Posted at 6:59 PM, Nov 22, 2019
and last updated 2019-12-16 12:47:23-05

Officials at a major hospital network say they are changing policy after a man died in the care of a professional guardian they were paying.

AdventHealth is the hospital system at the center of a controversy involving embattled professional guardian Rebecca Fierle and a former patient who died under her care.

The ABC Action News I-Team has been closely following this story since it first broke in July.

AdventHealth announced today it is now "committed to reforming the guardianship system".

This comes after the hospital system admitted to paying former professional guardian Rebecca Fierle $4 million to care for nearly 700 patients.

One of those patients was Steven Stryker, who the hospital petitioned a judge to place into guardianship under the care of Rebecca Fierle.

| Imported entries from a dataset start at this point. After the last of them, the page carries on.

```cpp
template <typename T, int N, int E, int OUT, int P, bool XD, int SP = kStoreGlobal>
__device__ __forceinline__ void passes_from(C2<T>* v, T* lds, int t, const C2<Sc<T>>* __restrict__ tw, C2<T>* x,
                                            const C2<T>* xs_next, void* ocur,
                                            Stamps* st, void* ocur2 = nullptr, int dma_rounds = 1 << 30,
                                            double* acc = nullptr, const void* xs_next2 = nullptr) {
    using S = Sc<T>;
    constexpr bool PAIRSIG = !std::is_same<T, S>::value;
    constexpr int OSZ = (int)sizeof(typename OutT<OUT, S>::type);
    constexpr bool LN = kLaneImage<T, N, E, OUT>;
    using I = PassInfo<N, E, P, OSZ, kIsPair<T>, LN>;
    if constexpr (P < Geometry<N, E>::npass()) {
        constexpr int R = I::R, Q = I::Q, LR = ilog2<R>();
        constexpr bool TABLED = P == 1 && Tab1<T, N, E>::ON;
        constexpr bool SPLIT = TwSplit<T, N, E>::ON;
        const C2<S>* split = nullptr;
        if constexpr (SPLIT) split = reinterpret_cast<const C2<S>*>(TwSplit<T, N, E>::table(lds));
        C2<S> pb[Q][LR > 0 ? LR : 1];
#ifndef NW_ABL_NOTWIDDLE
        if constexpr (!TABLED && I::PAIRED && Q == 2) {
            twiddle_bases<S, R, N, I::NS * R, SPLIT>(pb[0], I::bfly(t, 0) % I::NS, tw, split);
#pragma unroll
            for (int k = 0; k < LR; ++k) pb[1][k] = cmul(pb[0][k], tw[(N / (I::NS * R)) << k]);
        } else if constexpr (!TABLED) {
#pragma unroll
            for (int q = 0; q < Q; ++q) twiddle_bases<S, R, N, I::NS * R, SPLIT>(pb[q], I::bfly(t, q) % I::NS, tw, split);
        }
#endif
#ifndef NW_ABL_NOEXCH
        lds_barrier();
        lds_write<T, N, E, P - 1, 0, LN>(v, lds, t);
        lds_barrier();
        lds_read<T, N, E, P, 0, OSZ, LN>(v, lds, t);
        lds_barrier();
        lds_write<T, N, E, P - 1, 1, LN>(v, lds, t);
        lds_barrier();
        lds_read<T, N, E, P, 1, OSZ, LN>(v, lds, t);
#else
#pragma unroll
        for (int i = 0; i < E; ++i) asm volatile("" : "+v"(v[i].re), "+v"(v[i].im));
#endif
        if constexpr (I::LAST && XD) {
            if (xs_next) {
                lds_barrier();
                if constexpr (PAIRSIG) {
                    dma_x<S, N, Geometry<N, E>::T>(reinterpret_cast<const C2<S>*>(xs_next), lds, t, dma_rounds);
                    dma_x<S, N, Geometry<N, E>::T>(reinterpret_cast<const C2<S>*>(xs_next2),
                                                   reinterpret_cast<char*>(lds) + (N / 2) * sizeof(C2<S>), t, dma_rounds);
                } else {
                    dma_x<T, N, Geometry<N, E>::T>(xs_next, lds, t, dma_rounds);
                }
                __builtin_amdgcn_sched_barrier(0);
            }
        }
        NW_STAMP(st, 2 * P - 1);
#pragma unroll
        for (int q = 0; q < Q; ++q) {
#ifdef NW_ABL_NOTWIDDLE
            constexpr bool TWIDDLED = false;
#else
            constexpr bool TWIDDLED = true;
#endif
            if constexpr (std::is_same<T, float>::value && Q % 2 == 0 && !(TWIDDLED && TABLED)) {
                if (q % 2 == 0) {
                    C2<f2> pv[R];
#pragma unroll
                    for (int i = 0; i < R; ++i)
                        pv[i] = pk(reinterpret_cast<C2<float>*>(v)[q * R + i],
                                   reinterpret_cast<C2<float>*>(v)[(q + 1) * R + i]);
                    if constexpr (TWIDDLED) {
                        C2<f2> pp[LR > 0 ? LR : 1];
#pragma unroll
                        for (int k = 0; k < LR; ++k)
                            pp[k] = pk(reinterpret_cast<C2<float>*>(pb[q])[k], reinterpret_cast<C2<float>*>(pb[q + 1])[k]);
                        twiddle_dft<f2, R>(pv, pp);
                    } else {
                        idft_br<f2, R>(pv);
                    }
#pragma unroll
                    for (int i = 0; i < R; ++i) {
                        reinterpret_cast<C2<float>*>(v)[q * R + i] = lo(pv[i]);
                        reinterpret_cast<C2<float>*>(v)[(q + 1) * R + i] = hi(pv[i]);
                    }
                }
            } else if constexpr (TWIDDLED && TABLED) {
                idft_br_tw<T, R>(v + q * R, TwTable<S, R, I::NS, true>{Tab1<T, N, E>::table(lds) + I::bfly(t, q) % I::NS});
            } else if constexpr (TWIDDLED) {
                twiddle_dft<T, R>(v + q * R, pb[q]);
            } else {
                idft_br<T, R>(v + q * R);
            }
        }
        NW_STAMP(st, 2 * P);
        if constexpr (I::LAST && OUT == kOutPSum) {
            if constexpr (PAIRSIG) {
#pragma unroll
                for (int e = 0; e < Q * R; ++e) {
                    const C2<S> a{v[e].re.x, v[e].im.x};
                    acc[e] += (double)(a.re * a.re + a.im * a.im);
                }
                if (ocur2) {
#pragma unroll
                    for (int e = 0; e < Q * R; ++e) {
                        const C2<S> b{v[e].re.y, v[e].im.y};
                        acc[e] += (double)(b.re * b.re + b.im * b.im);
                    }
                }
            } else {
#pragma unroll
                for (int e = 0; e < Q * R; ++e) acc[e] += (double)(v[e].re * v[e].re + v[e].im * v[e].im);
            }
        } else if constexpr (I::LAST && OUT == kOutPhSum) {
            static_assert(!PAIRSIG, "partial sums run the single-signal kernel");
#pragma unroll
            for (int e = 0; e < Q * R; ++e) {
                const double re = (double)v[e].re, im = (double)v[e].im;
                if constexpr (sizeof(S) == 8) {
                    const double inv = 1.0 / hypot(re, im);
                    acc[2 * e] += mul_nocontract(re, inv);
                    acc[2 * e + 1] += mul_nocontract(im, inv);
                } else {
                    const double inv = rsqrt(re * re + im * im);
                    acc[2 * e] += mul_nocontract(re, inv);
                    acc[2 * e + 1] += mul_nocontract(im, inv);
                }
            }
        } else if constexpr (I::LAST && (OUT == kOutXSum || OUT == kOutPlvSum)) {
            static_assert(PAIRSIG, "cross-channel partials run the signal-pair kernel");
            NW_DCHECK_H(ocur2 != nullptr);
#pragma unroll
            for (int e = 0; e < Q * R; ++e) {
                double ar = (double)v[e].re.x, ai = (double)v[e].im.x;
                double br = (double)v[e].re.y, bi = (double)v[e].im.y;
                if constexpr (OUT == kOutPlvSum) {
                    const double ia = rsqrt(add_nocontract(mul_nocontract(ar, ar), mul_nocontract(ai, ai)));
                    const double ib = rsqrt(add_nocontract(mul_nocontract(br, br), mul_nocontract(bi, bi)));
                    ar = mul_nocontract(ar, ia), ai = mul_nocontract(ai, ia);
                    br = mul_nocontract(br, ib), bi = mul_nocontract(bi, ib);
                }
                constexpr int NA = kPairAcc<OUT>;
                acc[NA * e] += add_nocontract(mul_nocontract(ar, br), mul_nocontract(ai, bi));
                acc[NA * e + 1] += add_nocontract(mul_nocontract(ai, br), -mul_nocontract(ar, bi));
                if constexpr (OUT == kOutXSum) {
                    acc[NA * e + 2] += add_nocontract(mul_nocontract(ar, ar), mul_nocontract(ai, ai));
                    acc[NA * e + 3] += add_nocontract(mul_nocontract(br, br), mul_nocontract(bi, bi));
                }
            }
        } else if constexpr (I::LAST && OUT == kOutXHalf) {
            static_assert(!I::PAIRED, "forward stores are lane-contiguous");
            C2<S>* xr = reinterpret_cast<C2<S>*>(ocur);
#pragma unroll
            for (int q = 0; q < Q; ++q)
#pragma unroll
                for (int i = 0; i < R; ++i) {
                    const int k = I::bfly(t, q) + bitrev<R>(i) * I::NS;
                    if (k <= N / 2) xr[k] = C2<S>{v[q * R + i].re, -v[q * R + i].im};
                }
        } else if constexpr (I::LAST) {
            __builtin_amdgcn_sched_barrier(0);
            if constexpr (PAIRSIG) {
                C2<S> a[E], b[E];
#pragma unroll
                for (int i = 0; i < E; ++i) {
                    a[i] = C2<S>{v[i].re.x, v[i].im.x};
                    b[i] = C2<S>{v[i].re.y, v[i].im.y};
                }
                LastStores<S, N, E, OUT, SP>::all(a, ocur, t);
                if (ocur2) LastStores<S, N, E, OUT, SP>::all(b, ocur2, t);
            } else {
                LastStores<T, N, E, OUT, SP>::all(v, ocur, t);
            }
        } else {
            passes_from<T, N, E, OUT, P + 1, XD, SP>(v, lds, t, tw, x, xs_next, ocur, st, ocur2, dma_rounds, acc, xs_next2);
        }
    }
}
}
}
```

ninwavelets_amd/csrc/nw_shape.h:

```cpp
#pragma once

#include <stddef.h>
#include <stdint.h>

#include <type_traits>

#include "../../include/ninwave.h"

#ifdef __HIP__
#define NW_SHAPE_HD __host__ __device__
#else
#define NW_SHAPE_HD
#endif
#define NW_INLINE inline __attribute__((always_inline))

namespace nw {

template <typename T> constexpr int kDtypeOf = sizeof(T) == 4 ? NW_F32 : NW_F64;


struct BlockSlot {
    int row, group;
};
NW_SHAPE_HD NW_INLINE BlockSlot block_slot(int b, int nrows, int tile_f, int tile_g) {
// ... 105 lines not shown
    return reinterpret_cast<const int*>(static_cast<const char*>(wtab) + wtab_row_bytes(n, nfreq, esz, realw));
}

NW_SHAPE_HD constexpr int wnz_round(int need, int e) {
    int p2 = 1;
    while (p2 < need && p2 < 8) p2 <<= 1;
    if (p2 < need) p2 = (need + 3) / 4 * 4;
    return p2 < e ? p2 : e;
}


constexpr bool kNz24 = true;
template <typename T, int N, int E> constexpr bool kNz24Of = kNz24 && E > 16;
template <typename T, int N, int E> constexpr bool kNzFineOf = kNz24Of<T, N, E> && sizeof(T) == 4;
#ifndef NW_F64_FINE
#define NW_F64_FINE 1
#endif
#if NW_F64_FINE
template <typename T, int N, int E, int OUT> constexpr bool kNzFineOut = kNzFineOf<T, N, E> ||
    (kNz24Of<T, N, E> && OUT == NW_OUT_CWT);
#else
template <typename T, int N, int E, int OUT> constexpr bool kNzFineOut = kNzFineOf<T, N, E>;
#endif
template <int E, bool FINE, bool NZ24>
NW_SHAPE_HD constexpr NW_INLINE int pass0_variant(int nz) {
    if (nz <= 4) return 4;
    if (nz <= 8) return 8;
    if (FINE && nz <= 12) return 12;
    if (E > 16 && nz <= 16) return 16;
    if (FINE && nz <= 20) return 20;
    if (NZ24 && nz <= 24) return 24;
    return E;
}
NW_SHAPE_HD constexpr int pair_pass0_variant(int nz, int e) { return nz <= 4 ? 4 : nz <= 8 ? 8 : nz <= 12 ? 12 : e; }


template <typename T, int E, bool REALW>
constexpr bool kPairMode = std::is_same<T, float>::value && E <= 16 && REALW;

template <typename T, int EO, bool PHASE>
constexpr int kPsE = (EO >= 32 && (PHASE || sizeof(T) == 8)) ? 16 : EO;
template <int EO, int E> constexpr int kPsShift = EO == E ? 0 : EO == 2 * E ? 1 : 2;
template <typename T, int N, int EO>
constexpr bool kPSumOK = !(sizeof(T) == 8 && N / kPsE<T, EO, false> > 512);
template <typename T, int N, int EO>
constexpr bool kPhSumOK = N / kPsE<T, EO, true> <= 512;

template <int N> constexpr bool kPairXSumOK = N >= 1024 && N <= 4096;
template <int N> constexpr bool kPairPlvSumOK = N >= 1024 && N <= 4096;
constexpr bool pair_partials_supported(int64_t n, int dtype, int kind, int out_kind) {
    if (dtype != NW_F32 || (kind != NW_MORSE && kind != NW_MORLET && kind != NW_SHANNON)) return false;
    const bool xs = n == 1024 ? kPairXSumOK<1024> : n == 2048 ? kPairXSumOK<2048> : n == 4096 ? kPairXSumOK<4096> : false;
    const bool ps = n == 1024 ? kPairPlvSumOK<1024> : n == 2048 ? kPairPlvSumOK<2048> : n == 4096 ? kPairPlvSumOK<4096> : false;
    return out_kind == NW_OUT_CROSS_SUM ? xs : out_kind == NW_OUT_PLV_SUM ? ps : false;
}


#ifndef NW_LANE_IMAGE
#define NW_LANE_IMAGE 1
#endif
template <typename T, int N, int E>
constexpr bool kLaneImageShape = NW_LANE_IMAGE && std::is_same<T, float>::value && N == 16384 && E == 32;
namespace lane_image {
constexpr int kN = 16384, kE = 32, kT = kN / kE;
constexpr int kS1 = 513, kS2 = 544;
constexpr int kElems = kE * kS2;
constexpr int kBytes = kElems * 4;
constexpr int kTab1Bytes = kE * (kE - 1) * 8;
constexpr int kCuLdsBytes = 160 * 1024;
constexpr int kRebias = 16;
NW_SHAPE_HD constexpr int addr01(int i) { return (i % kE) * kS1 + i / kE; }
NW_SHAPE_HD constexpr int addr12(int i) { return ((i % 1024) / 32) * kS2 + (i / 1024) * 32 + i % 32; }
NW_SHAPE_HD constexpr int m0_01(int wave) { return 256 * wave; }
NW_SHAPE_HD constexpr int off_01(int p) { return 4 * p * kS1; }
NW_SHAPE_HD constexpr int m0_12(int wave, int ip) { return 256 * wave + (ip >= kRebias ? 4 * kRebias * kS2 : 0); }
NW_SHAPE_HD constexpr int off_12(int ip) { return 4 * (ip % kRebias) * kS2; }
NW_SHAPE_HD constexpr int rbase_01(int u) { return (u % kE) * kS1 + u / kE; }
NW_SHAPE_HD constexpr int roff_01(int r) { return (kT / kE) * r; }
NW_SHAPE_HD constexpr int rbase_12(int j2) { return (j2 / 32) * kS2 + j2 % 32; }
NW_SHAPE_HD constexpr int roff_12(int r) { return 32 * r; }
static_assert(addr01(kN - 1) < kElems && addr12(kN - 1) < kElems, "both images inside the region");
static_assert(off_01(kE - 1) < 65536 && off_12(kE - 1) < 65536, "16-bit offset field");
static_assert(2 * (kBytes + kTab1Bytes) <= kCuLdsBytes, "two blocks per CU");
}


constexpr int kConnPairs = 64;
constexpr int kConnCh = 16;
constexpr int kConnTileN = 64;
constexpr int kConnWaves = 4;
constexpr int kConnPerWave = kConnPairs / kConnWaves;
static_assert(kConnPairs % kConnWaves == 0 && kConnCh % kConnWaves == 0, "conn geometry");
struct ConnTile {
    int32_t nch, npairs;
    int32_t ch[kConnCh];
    int32_t sa[kConnPairs], sb[kConnPairs], out[kConnPairs];
};
struct ConnSlot {
    int64_t unit;
    int tile;
};
NW_SHAPE_HD NW_INLINE ConnSlot conn_slot(int64_t b, int ntiles, bool xcd) {
    if (!xcd) return {b / ntiles, (int)(b % ntiles)};
    const int64_t local = b >> 3;
    return {(local / ntiles) * 8 + (b & 7), (int)(local % ntiles)};
}
constexpr int64_t conn_units(int nfreq, int64_t n_out) { return (int64_t)nfreq * ((n_out + kConnTileN - 1) / kConnTileN); }
constexpr int64_t conn_blocks(int64_t nunits, int ntiles, bool xcd) {
    return (xcd ? (nunits + 7) / 8 * 8 : nunits) * ntiles;
}


struct ConnTimeSlot {
    int64_t e;
    int f, tile;
};
NW_SHAPE_HD NW_INLINE ConnTimeSlot conn_time_slot(int64_t b, int nfreq, int ntiles, bool xcd) {
    const ConnSlot sl = conn_slot(b, ntiles, xcd);
    return {sl.unit / nfreq, (int)(sl.unit % nfreq), sl.tile};
}
constexpr int64_t conn_time_blocks(int64_t ec, int nfreq, int ntiles, bool xcd) {
    return conn_blocks(ec * nfreq, ntiles, xcd);
}
constexpr int64_t conn_time_count(int64_t t0, int64_t t1, int64_t step) { return (t1 - t0 + step - 1) / step; }
constexpr int conn_time_lane(int64_t j) { return (int)(j % kConnTileN); }
constexpr int64_t conn_time_tiles(int64_t count) { return (count + kConnTileN - 1) / kConnTileN; }
static_assert(conn_time_count(0, 0, 1) == 0 && conn_time_count(37, 1001, 1) == 964 && conn_time_count(0, 1, 4) == 1 &&
                  conn_time_count(8, 1000, 4) == 248 && conn_time_count(8, 1001, 4) == 249,
              "window sample count");
static_assert(conn_time_lane(0) == 0 && conn_time_lane(63) == 63 && conn_time_lane(64) == 0 && conn_time_tiles(65) == 2,
              "lane of a sample");
static_assert(conn_time_blocks(2, 9, 3, false) == 54 && conn_time_blocks(2, 9, 3, true) == 72, "block count");
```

Stryker later died after Fierle removed his feeding tube and placed a do-not-resuscitate order on him without court permission.

AdventHealth said it would no longer pay private guardians, such as Fierle, and promised to set up a review panel -- requiring at least two doctors to sign off before the hospital seeks to put a patient into guardianship.

In October, the I-Team uncovered AdventHealth was not the only hospital seeking guardianship on patients.

More than a dozen Tampa Bay-area hospitals have sent more than 100 patients into guardianship since 2017.

The I-Team found hospitals in Orlando, Naples, West Palm Beach and Miami also petitioned the courts to put patients into guardianship.

AdventHealth said it would also push for guardianship reform at the state house, including more funding for the program and a statewide review of DCF’s role in these cases.